How Long Recovery Takes
This is the part most people don’t want to hear: tennis elbow typically takes 6 to 12 months to fully heal, even with proper management. You’ll likely feel meaningful improvement within a few weeks of reducing the aggravating activity, but the tendon itself needs much longer to rebuild its structure. The longer you push through the pain before making changes, the longer rehabilitation will take.
Initial management centers on relative rest, meaning you reduce or modify the activities causing pain rather than immobilizing the arm completely. Ice can help with pain in the early stages. A counterforce brace (a strap worn just below the elbow) redistributes tension away from the damaged attachment point and can make daily tasks more tolerable.
Exercise-Based Recovery
The most effective long-term approach is a specific type of strengthening exercise called eccentric loading. Instead of lifting a weight with your wrist, you slowly lower it. Here’s the basic technique: rest your forearm on a table with your wrist hanging over the edge, palm facing down. Use your other hand to help lift the wrist into an extended position, then slowly lower it under control over about 6 to 8 seconds, resisting gravity with the injured side. The standard protocol is 3 sets of 15 repetitions, performed daily.
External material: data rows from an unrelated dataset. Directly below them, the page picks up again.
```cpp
__device__ __forceinline__ void unpack8(const u32x4_t& w, float* v) {
#pragma unroll
  for (int i = 0; i < 4; i++) {
    v[2 * i] = bf_lo(w[i]);
    v[2 * i + 1] = bf_hi(w[i]);
  }
}
__device__ __forceinline__ void load8(const bf16_t* p, float* v) { unpack8(*(const u32x4_t*)p, v); }
__device__ __forceinline__ void store8(bf16_t* p, const float* v) {
  u32x4_t w;
#pragma unroll
  for (int i = 0; i < 4; i++) w[i] = pack_bf2(v[2 * i], v[2 * i + 1]);
  *(u32x4_t*)p = w;
}
__device__ __forceinline__ u32x2_t pack4_bf16(float a, float b, float c, float d) {
  u32x2_t w;
  w[0] = pack_bf2(a, b);
  w[1] = pack_bf2(c, d);
  return w;
}
__device__ __forceinline__ u32x4_t pack8_bf16(float4 lo, float4 hi) {
  u32x4_t o;
  o[0] = pack_bf2(lo.x, lo.y);
  o[1] = pack_bf2(lo.z, lo.w);
  o[2] = pack_bf2(hi.x, hi.y);
  o[3] = pack_bf2(hi.z, hi.w);
  return o;
}
__device__ __forceinline__ u32x4_t add_pos8(u32x4_t v, const float* pos) {
  const float4 p0 = *(const float4*)pos;
  const float4 p1 = *(const float4*)(pos + 4);
  v[0] = pack_bf2(bf_lo(v[0]) + p0.x, bf_hi(v[0]) + p0.y);
  v[1] = pack_bf2(bf_lo(v[1]) + p0.z, bf_hi(v[1]) + p0.w);
  v[2] = pack_bf2(bf_lo(v[2]) + p1.x, bf_hi(v[2]) + p1.y);
  v[3] = pack_bf2(bf_lo(v[3]) + p1.z, bf_hi(v[3]) + p1.w);
  return v;
}
```

### jepa_amd/csrc/layernorm.hip

```cpp
#include "common.hpp"
#include "options.hpp"
#include "internal.hpp"

#define LN_MAX_CHUNKS 4

static int ln_check_D(const char* who, int64_t D, bool rule = false) {
  VJ_CHECK_ARG(D % 8 == 0 && D <= 512 * LN_MAX_CHUNKS, rule ? "%s: D=%ld unsupported (need D%%8==0, D<=%d)" : "%s: D=%ld unsupported", who,
               (long)D, 512 * LN_MAX_CHUNKS);
  return 0;
}
static inline int ln_grid(int64_t rows) { return rows_grid(rows, 256 * 8); }

template <bool LOAD>
__device__ __forceinline__ float ln_row_mean(const bf16_t* xp, float (&v)[LN_MAX_CHUNKS][8], int lane, int D, float invD) {
  float s = 0.f;
#pragma unroll
  for (int i = 0; i < LN_MAX_CHUNKS; i++) {
    const int c = lane * 8 + i * 512;
    if (c < D) {
      if constexpr (LOAD) load8(xp + c, v[i]);
#pragma unroll
      for (int j = 0; j < 8; j++) s += v[i][j];
    }
  }
  return wave_sum(s) * invD;
}
__device__ __forceinline__ float ln_row_rstd(const float (&v)[LN_MAX_CHUNKS][8], float mean, int lane, int D, float invD, float eps) {
  float q = 0.f;
#pragma unroll
  for (int i = 0; i < LN_MAX_CHUNKS; i++) {
    if (lane * 8 + i * 512 < D) {
#pragma unroll
      for (int j = 0; j < 8; j++) {
        const float d = v[i][j] - mean;
        q += d * d;
      }
    }
  }
  return rsqrtf(wave_sum(q) * invD + eps);
}

__global__ __launch_bounds__(256) void layernorm_fwd_kernel(const bf16_t* __restrict__ x,
                                                            const float* __restrict__ gamma,
                                                            const float* __restrict__ beta, bf16_t* __restrict__ y,
                                                            float* __restrict__ mean_out, float* __restrict__ rstd_out,
                                                            int64_t rows, int D, float eps) {
  __shared__ __attribute__((aligned(16))) float4 gbs[LN_MAX_CHUNKS][4][64];
  const int lane = threadIdx.x & 63;
  for (int q = threadIdx.x; q < LN_MAX_CHUNKS * 64; q += 256) {
    const int i = q >> 6, l = q & 63, c = l * 8 + i * 512;
    if (c < D) {
      gbs[i][0][l] = *(const float4*)(gamma + c);
      gbs[i][1][l] = *(const float4*)(gamma + c + 4);
      gbs[i][2][l] = *(const float4*)(beta + c);
      gbs[i][3][l] = *(const float4*)(beta + c + 4);
    }
  }
  __syncthreads();
  const int64_t wave = (int64_t)blockIdx.x * 4 + (threadIdx.x >> 6);
  const int64_t nw = (int64_t)gridDim.x * 4;
  const float invD = 1.0f / (float)D;
  for (int64_t r = wave; r < rows; r += nw) {
    const bf16_t* xp = x + r * D;
    float v[LN_MAX_CHUNKS][8];
    const float mean = ln_row_mean<true>(xp, v, lane, D, invD);
    const float rstd = ln_row_rstd(v, mean, lane, D, invD, eps);
    bf16_t* yp = y + r * D;
#pragma unroll
    for (int i = 0; i < LN_MAX_CHUNKS; i++) {
      const int c = lane * 8 + i * 512;
      if (c < D) {
        const float4 g0 = gbs[i][0][lane], g1 = gbs[i][1][lane], b0 = gbs[i][2][lane], b1 = gbs[i][3][lane];
        const float gm[8] = {g0.x, g0.y, g0.z, g0.w, g1.x, g1.y, g1.z, g1.w};
        const float bt[8] = {b0.x, b0.y, b0.z, b0.w, b1.x, b1.y, b1.z, b1.w};
        float o[8];
#pragma unroll
        for (int j = 0; j < 8; j++) o[j] = (v[i][j] - mean) * rstd * gm[j] + bt[j];
        store8(yp + c, o);
      }
    }
    if (lane == 0 && mean_out) {
      mean_out[r] = mean;
      rstd_out[r] = rstd;
    }
  }
}

extern "C" int vj_layernorm_fwd(const void* x_bf16, const float* gamma, const float* beta, void* y_bf16, float* mean,
                                float* rstd, int64_t rows, int64_t D, float eps, hipStream_t stream) {
  if (ln_check_D("vj_layernorm_fwd", D, true)) return -1;
  VJ_CHECK_ARG((mean == nullptr) == (rstd == nullptr), "vj_layernorm_fwd: mean and rstd must both be given or both null");
  if (rows == 0) return 0;
  hipLaunchKernelGGL(layernorm_fwd_kernel, dim3(ln_grid(rows)), dim3(256), 0, stream, (const bf16_t*)x_bf16, gamma,
                     beta, (bf16_t*)y_bf16, mean, rstd, rows, (int)D, eps);
  VJ_LAUNCH_CHECK("vj_layernorm_fwd");
  return 0;
}

__global__ __launch_bounds__(256) void ln_rowstats_kernel(const bf16_t* __restrict__ x, float* __restrict__ rs, int64_t rows, int D,
                                                          float eps) {
  const int lane = threadIdx.x & 63;
  const int64_t wave = (int64_t)blockIdx.x * 4 + (threadIdx.x >> 6);
  const int64_t nw = (int64_t)gridDim.x * 4;
  const float invD = 1.0f / (float)D;
  for (int64_t r = wave; r < rows; r += nw) {
    const bf16_t* xp = x + r * D;
    float v[LN_MAX_CHUNKS][8];
    const float mean = ln_row_mean<true>(xp, v, lane, D, invD);
    const float rstd = ln_row_rstd(v, mean, lane, D, invD, eps);
    if (lane == 0) *(float2*)(rs + 2 * r) = make_float2(rstd, -mean * rstd);
  }
}

extern "C" int vj_ln_rowstats(const void* x_bf16, float* rowstats, int64_t rows, int64_t D, float eps, hipStream_t stream) {
  if (ln_check_D("vj_ln_rowstats", D, true)) return -1;
  VJ_CHECK_ARG(rowstats != nullptr && ((uintptr_t)rowstats % 8 == 0), "vj_ln_rowstats: rowstats null or misaligned");
  if (rows == 0) return 0;
  hipLaunchKernelGGL(ln_rowstats_kernel, dim3(ln_grid(rows)), dim3(256), 0, stream, (const bf16_t*)x_bf16, rowstats, rows, (int)D, eps);
  VJ_LAUNCH_CHECK("vj_ln_rowstats");
  return 0;
}

__global__ __launch_bounds__(256) void ln_fold_weights_kernel(const float* __restrict__ W, const float* __restrict__ b,
                                                              const float* __restrict__ gamma, const float* __restrict__ beta,
                                                              bf16_t* __restrict__ Wf, float* __restrict__ cvec, float* __restrict__ bf,
                                                              int64_t N, int K) {
  const int lane = threadIdx.x & 63;
  const int64_t n = (int64_t)blockIdx.x * 4 + (threadIdx.x >> 6);
  if (n >= N) return;
  const float* wp = W + n * K;
  bf16_t* op = Wf + n * K;
  float sc = 0.f, sb = 0.f;
  for (int k = lane * 4; k < K; k += 256) {
    const float4 w = *(const float4*)(wp + k);
    const float4 g = *(const float4*)(gamma + k);
    const float4 be = *(const float4*)(beta + k);
    u32x2_t o;
    o[0] = pack_bf2(w.x * g.x, w.y * g.y);
    o[1] = pack_bf2(w.z * g.z, w.w * g.w);
    *(u32x2_t*)(op + k) = o;
    sc += (bf_lo(o[0]) + bf_hi(o[0])) + (bf_lo(o[1]) + bf_hi(o[1]));
    sb += (w.x * be.x + w.y * be.y) + (w.z * be.z + w.w * be.w);
  }
  sc = wave_sum(sc);
  sb = wave_sum(sb);
  if (lane == 0) {
    cvec[n] = sc;
    bf[n] = (b ? b[n] : 0.f) + sb;
  }
}

extern "C" int vj_ln_fold_weights(const float* W, const float* b, const float* gamma, const float* beta, void* Wf_bf16, float* cvec,
                                  float* bf, int64_t N, int64_t K, hipStream_t stream) {
  VJ_CHECK_ARG(W != nullptr && gamma != nullptr && beta != nullptr && Wf_bf16 != nullptr && cvec != nullptr && bf != nullptr,
               "vj_ln_fold_weights: null pointer");
  VJ_CHECK_ARG(K % 4 == 0 && K > 0 && N >= 0 && K < (1 << 30), "vj_ln_fold_weights: K=%ld must be a positive multiple of 4", (long)K);
  VJ_CHECK_ARG((((uintptr_t)W | (uintptr_t)gamma | (uintptr_t)beta) % 16 == 0) && ((uintptr_t)Wf_bf16 % 8 == 0),
               "vj_ln_fold_weights: W / gamma / beta must be 16-byte aligned, Wf 8-byte aligned");
  if (N == 0) return 0;
  hipLaunchKernelGGL(ln_fold_weights_kernel, dim3((unsigned)cdiv64(N, 4)), dim3(256), 0, stream, W, b, gamma, beta, (bf16_t*)Wf_bf16,
                     cvec, bf, N, (int)K);
  VJ_LAUNCH_CHECK("vj_ln_fold_weights");
  return 0;
}

#define LN_BWD_MAX_BLOCKS 1024
template <int NCH, bool CS>
__global__ __launch_bounds__(256) void layernorm_bwd_kernel(const bf16_t* __restrict__ dy, const bf16_t* __restrict__ x,
                                                            const float* __restrict__ gamma,
                                                            const float* __restrict__ mean_in,
                                                            const float* __restrict__ rstd_in,
                                                            const bf16_t* __restrict__ dres, bf16_t* __restrict__ dx,
                                                            float* __restrict__ part, int64_t rows, int D) {
  constexpr int NSEG = CS ? 3 : 2;
  __shared__ float red[4][512 * NSEG];
  const int lane = threadIdx.x & 63, wv = threadIdx.x >> 6;
  const float invD = 1.0f / (float)D;
  float ag[NCH][8], ab[NCH][8], gam[NCH][8], as[CS ? NCH : 1][8];
#pragma unroll
  for (int i = 0; i < NCH; i++) {
    const int c = lane * 8 + i * 512;
#pragma unroll
    for (int j = 0; j < 8; j++) {
      ag[i][j] = ab[i][j] = 0.f;
      if constexpr (CS) as[i][j] = 0.f;
      gam[i][j] = (c < D) ? gamma[c + j] : 0.f;
    }
  }
  const int64_t rows_per = cdiv64(rows, gridDim.x);
  const int64_t rbeg = (int64_t)blockIdx.x * rows_per;
  const int64_t rend = (rbeg + rows_per < rows) ? rbeg + rows_per : rows;
  u32x4_t nx[NCH], nd[NCH], nr[NCH];
  float nmean = 0.f, nrstd = 0.f;
  auto request = [&](int64_t r) __attribute__((always_inline)) {
#pragma unroll
    for (int i = 0; i < NCH; i++) {
      const int c = lane * 8 + i * 512;
      if (c < D) {
        nx[i] = *(const u32x4_t*)(x + r * D + c);
        nd[i] = *(const u32x4_t*)(dy + r * D + c);
        if (dres) nr[i] = *(const u32x4_t*)(dres + r * D + c);
      }
    }
    nmean = mean_in[r];
    nrstd = rstd_in[r];
  };
#pragma unroll
  for (int i = 0; i < NCH; i++) nx[i] = nd[i] = nr[i] = (u32x4_t){0u, 0u, 0u, 0u};
  if (rbeg + wv < rend) request(rbeg + wv);
  for (int64_t r = rbeg + wv; r < rend; r += 4) {
    u32x4_t cx[NCH], cd[NCH], cr[NCH];
#pragma unroll
    for (int i = 0; i < NCH; i++) {
      cx[i] = nx[i];
      cd[i] = nd[i];
      cr[i] = nr[i];
    }
    const float mean = nmean, rstd = nrstd;
    if (r + 4 < rend) request(r + 4);
    float s1 = 0.f, s2 = 0.f;
#pragma unroll
    for (int i = 0; i < NCH; i++) {
      const int c = lane * 8 + i * 512;
      if (c < D) {
        float xv[8], dv[8];
        unpack8(cx[i], xv);
        unpack8(cd[i], dv);
#pragma unroll
        for (int j = 0; j < 8; j++) {
          const float xh = __fmul_rn(__fsub_rn(xv[j], mean), rstd);
          const float g = __fmul_rn(dv[j], gam[i][j]);
          s1 += g;
          s2 += g * xh;
          ag[i][j] += dv[j] * xh;
          ab[i][j] += dv[j];
        }
      }
    }
    const float c1 = wave_sum(s1) * invD, c2 = wave_sum(s2) * invD;
#pragma unroll
    for (int i = 0; i < NCH; i++) {
      const int c = lane * 8 + i * 512;
      if (c < D) {
        float o[8], xv[8], dv[8];
        unpack8(cx[i], xv);
        unpack8(cd[i], dv);
        if (dres) {
          unpack8(cr[i], o);
        } else {
#pragma unroll
          for (int j = 0; j < 8; j++) o[j] = 0.f;
        }
#pragma unroll
        for (int j = 0; j < 8; j++) {
          const float xh = __fmul_rn(__fsub_rn(xv[j], mean), rstd);
          const float g = __fmul_rn(dv[j], gam[i][j]);
          o[j] += rstd * (g - c1 - xh * c2);
        }
        if constexpr (CS) {
#pragma unroll
          for (int j = 0; j < 8; j++) as[i][j] += o[j];
        }
        store8(dx + r * D + c, o);
      }
    }
  }
  float* pg = part + (int64_t)blockIdx.x * NSEG * D;
#pragma unroll
  for (int i = 0; i < NCH; i++) {
    if (i * 512 < D) {
      __syncthreads();
#pragma unroll
      for (int j = 0; j < 8; j++) {
        red[wv][lane * 8 + j] = ag[i][j];
        red[wv][512 + lane * 8 + j] = ab[i][j];
        if constexpr (CS) red[wv][1024 + lane * 8 + j] = as[i][j];
      }
      __syncthreads();
      for (int q = threadIdx.x; q < 512 * NSEG; q += 256) {
        const int col = (q & 511) + i * 512;
        if (col < D) {
          const float s = red[0][q] + red[1][q] + red[2][q] + red[3][q];
          pg[(q >> 9) * D + col] = s;
        }
      }
    }
  }
}
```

Research shows significant pain reduction by 4 weeks with this approach, and continued improvement through 8 weeks. The exercise should produce mild discomfort but not sharp pain. Start with no weight and gradually add resistance as your tolerance improves. Stretching the wrist extensors (holding your arm straight, pulling the back of your hand toward you with the opposite hand) complements the eccentric work.
Injections and Other Interventions
If conservative measures aren’t enough after several months, injection therapy is an option. Corticosteroid injections provide fast relief, often within the first 4 to 8 weeks, but the benefits tend to fade. Platelet-rich plasma (PRP) injections, which use concentrated healing factors from your own blood, work in the opposite pattern: slower to take effect, but at the 6-month mark, PRP-treated patients show significantly better pain scores and functional improvement than those who received steroid injections. For a condition rooted in tissue degeneration rather than inflammation, this makes biological sense.
Signs the Problem Is Something Else
Outer elbow pain that comes with numbness or tingling running into your fingers points more toward a nerve issue, either in the forearm or the neck. Pain that appeared after a specific fall or impact, especially with visible swelling, bruising, or an inability to straighten the arm, could indicate a ligament injury or fracture. If your elbow looks visibly deformed, you can see bone, or you have severe pain after trauma, that warrants immediate medical attention.
Persistent pain that doesn’t improve at all after 6 to 8 weeks of activity modification and home exercises is also worth getting evaluated. As noted above, the neck is an underrecognized contributor, and a thorough assessment can identify whether the problem is truly at the elbow, being referred from elsewhere, or both.